Rural water and sanitation in Ghana is considered and seen as a social issue and not merely a technical or financial one. Sanitation, in general has always been an afterthought in past water and sanitation programmes in Ghana until the launch of the country’s Community Water and Sanitation Programme (CWSP) in 1994 when situation reversed. The implementation strategy of the CWSP focused on the creation of a market for sanitation facilities and services using community based artisans with a recognition for a synergy between water and sanitation. The sanitation component involved fundamental behavioural and attitudinal changes at the household level.

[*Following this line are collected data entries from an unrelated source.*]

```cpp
int64_t aether_debug_fetch(const char* name, int num_dims, int64_t n_nodes, int64_t n_edges,
                           const void* workspace, float* dst, void* stream) {
    if (!name || !workspace || !dst) return fail(AETHER_EINVAL, "debug_fetch: null pointer");
    if (num_dims != 2 && num_dims != 3) return fail(AETHER_EINVAL, "debug_fetch: num_dims");
    const int D = num_dims, NIS = D == 2 ? 16 : 24;
    WsLayout W(n_nodes, n_edges, D, false);
    const char* ws = (const char*)workspace;
    hipStream_t st = (hipStream_t)stream;
    auto copy2d = [&](const float* src, int64_t rows, int src_ld, int col0, int cols) -> int64_t {
        hipError_t e = hipMemcpy2DAsync(dst, (size_t)cols * 4, src + col0, (size_t)src_ld * 4,
                                        (size_t)cols * 4, (size_t)rows, hipMemcpyDeviceToDevice, st);
        if (e != hipSuccess) { fail(AETHER_EHIP, hipGetErrorString(e)); return AETHER_EHIP; }
        return rows * cols;
    };
    const float* ni = (const float*)(ws + W.nodeinfo);
    if (!strcmp(name, "field")) return copy2d(ni, n_nodes, NIS, 2 * D, D);
    if (!strcmp(name, "R")) return copy2d(ni, n_nodes, NIS, 3 * D, D * D);
    if (!strcmp(name, "canon")) return copy2d(ni, n_nodes, NIS, 3 * D + D * D, 2 * D);
    if (!strcmp(name, "stamps"))
        return copy2d((const float*)(ws + W.stamps), 4096, FUSED_STAMPS, 0, FUSED_STAMPS);
    if (name[0] == 'x' && name[1] >= '0' && name[1] <= '4' && !name[2])
        return copy2d((const float*)(ws + W.x[name[1] - '0']), n_nodes, H, 0, H);
    if (name[0] == 'e' && name[1] >= '1' && name[1] <= '4' && !name[2])
        return copy2d((const float*)(ws + W.e[name[1] - '1']), n_edges, H, 0, H);
    if (!strcmp(name, "efeat"))
        return copy2d((const float*)(ws + W.feat), n_edges, FPAD, 0, FPAD);
    return fail(AETHER_EINVAL, "debug_fetch: unknown name");
}

int aether_debug_split(const float* x, int n_tiles, uint16_t* hi, uint16_t* lo, int* on, float* scale, float* y) {
    if (!x || !hi || !lo || !on || !scale || !y) return fail(AETHER_EINVAL, "debug_split: null pointer");
    if (n_tiles < 0) return fail(AETHER_EINVAL, "debug_split: n_tiles");
    if (n_tiles == 0) return AETHER_OK;
    k_debug_split<<<dim3(1), dim3(64 * DEBUG_SPLIT_WAVES), 0, nullptr>>>(x, n_tiles, hi, lo, on, scale, y);
    HIP_OK(hipGetLastError());
    return AETHER_OK;
}

int aether_s2s_launch_stats(AetherS2SLaunchStats* stats) {
    if (!stats) return fail(AETHER_EINVAL, "s2s_launch_stats: null pointer");
    *stats = g_s2s_stats;
    return AETHER_OK;
}

void aether_s2s_launch_stats_reset(void) { g_s2s_stats = AetherS2SLaunchStats{}; }

int aether_debug_fused_packed_edge(int wave, int lane) {
    if (wave < 0 || wave >= FUSED_PACK_WAVES || lane < 0 || lane >= FUSED_PACK_LANES) return -1;
    return fused_packed_edge(wave, lane);
}

int aether_debug_fused_wave_role(int what, int wave) {
    if (wave < 0 || wave >= 12) return -1;
    if (what == 0) return wave >= FUSED_FRAME_WAVE0 && fused_frame_tile(wave) < FUSED_MAX_NODES / 16 ? fused_frame_tile(wave) : -1;
    if (what == 1) return wave >= FUSED_X0_WAVE0 && fused_x0_rowblock(wave) < FUSED_X0_WAVES ? fused_x0_rowblock(wave) : -1;
    return -1;
}

#include "host_wide.inc"
#include "host_rollout_train.inc"

}
```

aether_amd/csrc/fused.h:

```cpp
#pragma once
#include "common.h"
#include "fused_layout.h"
#include "fused_graph.h"
#include "fused_handoff.h"

namespace {

struct FusedDebug {
    float* nodeinfo; float* x[5]; float* e[4];
    float* n[4]; float* ps[3]; float* pr[3]; float* feat;
    int* flags;
    int* errword;
    const float* wimg;
    float* stamps;
    StepExtras step;
};
constexpr int FUSED_STAMPS = 512;

#ifdef AETHER_FUSED_STAMPS
#define FUSED_STAMP(id)                                                                          \
    do {                                                                                         \
        if (tid == 0 && blockIdx.x < 4096)                                                       \
            dbg.stamps[blockIdx.x * FUSED_STAMPS + (id)] = (float)(wall_clock64() - t_entry) * 0.01f; \
    } while (0)
// ... 11 lines not shown
    } while (0)
#define FUSED_PSTAMP_W(w_, k_, dep_)                                                              \
    do {                                                                                         \
        asm volatile("v_mov_b32 %0, %0" : "+v"(dep_));                                           \
        if (wave == (w_) && lane == 0 && blockIdx.x < 4096)                                      \
            dbg.stamps[blockIdx.x * FUSED_STAMPS + 400 + (k_)] =                                  \
                (float)(__builtin_amdgcn_s_memtime() - c_entry);                                 \
    } while (0)
#define FUSED_PSTAMP(k_, dep_) FUSED_PSTAMP_W(0, k_, dep_)
#else
#define FUSED_STAMP(id)
#define FUSED_WSTAMP(layer_, r_, k_)
#define FUSED_WSTAMP_ROWS(layer_, r_)
#define FUSED_PSTAMP(k_, dep_)
#define FUSED_PSTAMP_W(w_, k_, dep_)
#endif
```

The decade of 1970-80 may be described as the lost decade for sanitation programmes in Ghana since there was no mention of sanitation in water and sanitation programmes. In the ensuing decade of 1980-90, water and sanitation projects did not seriously consider sanitation and this decade may be described as the decade of awareness to start recognizing sanitation in its own right within water and sanitation programmes. The national communal Ventilated Improved Pit (VIP) latrines programme implemented from 1980 to1987 on the initiatives of the Ministry of Local Government and Rural Development was unsustainable due to constraints in funding. Except for a UNDP assisted project in two regions (Volta and Central) of the country in 1984-87 and a project implemented under a Programme of Actions to Mitigate the Social Cost of Adjustment (PAMSCAD) which made the building of five (5) demonstration latrines for each hand dug well provided in a community, sanitation programmes in rural Ghana in the past was almost nonexistent. Most water and sanitation projects in the past considered and assumed that sanitation is part of hygiene education on water component.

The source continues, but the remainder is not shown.